Jashari invece di un nuovo Milinkovic-Savic. E poi... perché Tare è al passo d'addio
Il fischio d'inizio di Genoa-Milan alle ore 12.00, live testuale su TMW
In qualunque direzione andrà in estate la rivoluzione dirigenziale in casa Milan tutti - a partire da Gerry Cardinale - hanno una certezza: il prossimo anno il direttore sportivo non sarà più Igli Tare. L'uomo mercato albanese che solo un paio di settimane fa, in una intervista a DAZN, parlava di una dirigenza tutta allineata è praticamente fuori dai giochi con qualsiasi scenario. Sia con Ibrahimovic che senza. Sia con Furlani che senza. Anche senza entrambi. Ieri Massimiliano Allegri ha detto in conferenza stampa che con Igli c'è piena sintonia, ma proprio il fatto che l'ex DS della Lazio in questi mesi abbia troppo spesso fatto coppia solo con l'allenatore l'ha di fatto escluso dai giochi. Questione di rapporti di forza, ma anche di un mercato che ha lasciato tanti, troppi dubbi. Vero infatti che Tare la scorsa estate non ha sempre avuto grossa voce in capitolo, ma di fatto colloquiare e convincere Luka Modric - innesto a parametro zero - passerà alla storia come la sua miglior mossa da dirigente rossonero.

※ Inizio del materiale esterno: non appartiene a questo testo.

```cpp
template <int OP>
static int launch_csr(const DevCSR& M0, CsrArgs a, RowWin win = RowWin())
{
    if (M0.bridge && win.hi < 0) {
        DevCSR Mn = M0;
        Mn.bridge = nullptr; Mn.bscratch = nullptr; Mn.bridge_dir = 0;
        if (M0.bridge_dir == 1 && OP == OP_MXV) {
            CsrArgs b = a;
            b.y = M0.bscratch; b.zx = nullptr; b.zdiag = nullptr;
            const int G = launch_csr<OP>(Mn, b);
            const int grid = std::max(1, std::min(MAXGRID, (M0.row + BLOCK - 1) / BLOCK));
            hipLaunchKernelGGL(k_bridge_gather, dim3(grid), dim3(BLOCK), 0, g_ctx.stream, M0.row, M0.bridge, (const double*)M0.bscratch, a.y, a.zx, a.zdiag, a.zomega);
            return G;
        }
        if (M0.bridge_dir == 2 && (OP == OP_ADD || OP == OP_SUB || OP == OP_AXPY || OP == OP_MXV)) {
            const int grid = std::max(1, std::min(MAXGRID, (M0.col + BLOCK - 1) / BLOCK));
            hipLaunchKernelGGL(k_bridge_scatter, dim3(grid), dim3(BLOCK), 0, g_ctx.stream, M0.col, M0.bridge, a.x, M0.bscratch);
            CsrArgs b = a;
            b.x = M0.bscratch;
            return launch_csr<OP>(Mn, b);
        }
        std::fprintf(stderr, "### ERROR: fasp_hip: operation %d on a transfer operator with a numbering bridge (direction %d)\n", (int)OP, M0.bridge_dir);
        std::abort();
    }
    if (win.hi < 0 && g_tune.split_rows > 0 && M0.row >= 4 * WIN_ALIGN) {
        const int lo = std::min(g_tune.split_rows, M0.row / 4) / WIN_ALIGN * WIN_ALIGN, hi = (M0.row - lo) / WIN_ALIGN * WIN_ALIGN;
        RowWin w; w.lo = lo; w.hi = hi; w.goff = 0;
        int G = launch_csr<OP>(M0, a, w);
        w.lo = 0; w.hi = lo; w.goff = G;
        G += launch_csr<OP>(M0, a, w);
        w.lo = hi; w.hi = M0.row; w.goff = G;
        return G + launch_csr<OP>(M0, a, w);
    }
    DevCSR M = M0;
    const int w_lo = win.hi >= 0 ? win.lo : 0, w_hi = win.hi >= 0 ? std::min(win.hi, M0.row) : M0.row;
    if (w_hi <= w_lo && win.hi >= 0) return 0;
    if (a.partials) a.partials += win.goff;
    auto set_tiles = [&](int rpb) {
        if (win.hi >= 0 && rpb > 0 && (w_lo % rpb) != 0) {
            std::fprintf(stderr, "### ERROR: fasp_hip: row window at %d with a kernel tile of %d rows (a tuning knob broke the window alignment)\n", w_lo, rpb);
            std::abort();
        }
        a.nrow = w_hi; a.row_lo = w_lo; a.tile0 = w_lo / rpb;
        a.ntiles = (w_hi - w_lo + rpb - 1) / rpb;
        a.tiles_per_xcd = (a.ntiles + 7) / 8;
    };
    auto strips = [&](int rpb) {
        if (!g_tune.rp_strip || M.plane < 8 * rpb || M.plane % (8 * rpb) != 0 || a.ntiles < 4 * (M.plane / rpb)) return false;
        a.xcd_map = -2; a.tpp = M.plane / rpb; a.tiles_per_xcd = a.tpp / 8;
        return true;
    };
    if (M.code && g_tune.compress) M.kind = 4;
    if (M.pat && g_tune.compress) M.kind = 5;
    if (g_tune.kind >= 0 && !(g_tune.kind == 4 && !M.code) && !(g_tune.kind == 5 && !M.pat)) M.kind = g_tune.kind;
    if (g_tune.lanes > 0) M.lanes = g_tune.lanes;
    if (g_tune.wrows > 0) M.wrows = g_tune.wrows;
    if (g_tune.wcap > 0) M.wcap = g_tune.wcap;
    const bool lstream_ok = g_tune.gen2 && M.kind == 2 && M.wrows == 64 && M.wcap == 512 && (double)M.nnz <= 7.6 * M.row;
    if (OP == OP_JACOBI && M.kind != 0 && M.kind < 4 && (M.dup_diag || !M.dpos) && !lstream_ok) M.kind = 0;
    a.xcd_map = g_tune.xcd;
    a.nt = g_tune.nt;
    if (g_tune.rp_stream > 0 || (g_tune.rp_stream < 0 && (size_t)M.row * 8 > (size_t)96 << 20)) a.nt |= 4;
    a.nrow = M.row; a.ia = M.ia; a.ja = M.ja; a.val = M.val; a.dpos = M.dpos;
    a.ja16 = g_tune.ja16 ? M.ja16 : nullptr;
    a.jbase = g_tune.ja16 ? M.jbase : nullptr;
    if (M.jbase && M.kind != 0) { a.ja16 = nullptr; a.jbase = nullptr; }
    if (M.kind == 1 || M.kind == 3) M.kind = 0;
    const int rpb = M.kind >= 4 ? BLOCK : M.kind == 2 ? 4 * M.wrows : BLOCK / M.lanes;
    set_tiles(rpb);
    if (M.kind == 5 && g_tune.gen2 && M.nxrows >= 0 && !M.rowbase && g_tune.rpl <= 0) {
// ... 185 lines not shown
```

### faspsolver_amd/csrc/hierarchy.hip.h

```cpp

struct DevLevel {
    DevCSR  A, P, R;
    double* diag = nullptr;
    double* l1   = nullptr;
    double *b = nullptr, *xa = nullptr, *xb = nullptr, *w = nullptr;
    double* x  = nullptr;
    double* xo = nullptr;
    bool    x_zero = true;
    bool    presmoothed = false;
    double* halo_pending = nullptr;
    bool    owns_b = true;
    bool    replicated = true;
    int     nloc = 0;
    int     nvec = 0;
    int     row0 = 0;
    int     nglobal = 0;
    std::vector<int> send_off, recv_off;
    int*    d_send_idx = nullptr;
    double* d_sendbuf  = nullptr;
    bool    has_halo() const { return !replicated && nvec > nloc; }
    struct Sched {
        bool built = false, multicolor = false; int* d_order = nullptr; int* d_ptr = nullptr; std::vector<int> ptr;
        int ns = 0, L = 1, LR = 1, pfmax = 1, kt = 0, par = 1, nstrips = 0, nchunk = 0, maxent = 0; bool nolower = false, flow_ok = false, rowlevels = false, independent = false; int nrows = 0, nvirt = 0, nclasses = 0; long long nghost = 0, slot_bytes = 0;
        std::vector<int> cptr;
        void* d_strips = nullptr; void* d_chunks = nullptr; unsigned char* d_slots = nullptr; int* d_gpos = nullptr; int* d_cstrip = nullptr; int* d_lchunks = nullptr;
        int* d_ria = nullptr; int* d_rja = nullptr; double* d_rval = nullptr; double* d_rec = nullptr; double* d_dr = nullptr; int* d_tr = nullptr; double* d_W = nullptr; unsigned* d_prog = nullptr;
        bool chain = false; int nb = 0, npad = 0, n1b = 0, rx = 0, rg = 0; long long t1_steps = 0, t2_steps = 0, nband = 0, nt1 = 0, nt2 = 0;
        double* d_band = nullptr; double* d_drd = nullptr; void* d_blk = nullptr; double* d_t1v = nullptr; double* d_t2v = nullptr;
        unsigned short* d_t1c = nullptr; unsigned short* d_t2c = nullptr; double* d_G2 = nullptr; int* d_t1need = nullptr; int* d_t2need = nullptr;
        std::vector<void*> owned;
        void release()
        {
            if (!owned.empty()) { for (void* q : owned) (void)hipFree(q); owned.clear(); }
            else { if (d_order) (void)hipFree(d_order); if (d_ptr) (void)hipFree(d_ptr); }
            d_order = nullptr; d_ptr = nullptr; built = false;
        }
    };
    Sched   sched[5];
    struct Poly { bool built = false; double* dinv = nullptr; double k[6] = {0, 0, 0, 0, 0, 0}; double* w[5] = {nullptr, nullptr, nullptr, nullptr, nullptr}; };
    Poly    poly;
    int*    d_perm = nullptr;
    bool    diag_uniform = false;
    double  diag_value = 0.0;
    int*    d_mark = nullptr;
    double* w2 = nullptr;
    double* kw[4] = {nullptr, nullptr, nullptr, nullptr};
};

struct EventPair { hipEvent_t a, b; };

}

using namespace fasp;
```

Nell'analisi del suo operato al Milan peserà soprattutto aver puntato tante fiches sull'acquisto di Ardon Jashari. L'obiettivo dieci anni dopo l'acquisto di Sergej Milinković-Savić dal Genk era quello di portare in Italia un altro centrocampista dominante. E invece stavolta dal Belgio è arrivato un calciatore da 40 milioni di euro che ha faticato a imporsi come titolare.
Ma a convincere poco sono stati anche gli esterni, Estupinan e Athekame, altri 27 milioni di euro complessivi. E poi David Odogu, sette milioni nelle casse del Wolfsburg per una stagione da... chi l'ha visto. La verità è che il mercato del Milan Modric e Rabiot a parte un anno dopo può essere considerato un totale fallimento. E se per Nkunku o Ricci le responsabilità di Tare sono molto relative, per tante scommesse - anche Fullkrug a gennaio - il direttore sportivo albanese si è speso in prima persona senza ottenere i risultati sperati. Non è certo l'unico colpevole di una stagione che ha preso una brutta piega, un'annata in cui ora c'è solo da salvare il salvabile. Ma Tare dopo le prossime due partite sarà sicuramente il primo a pagare.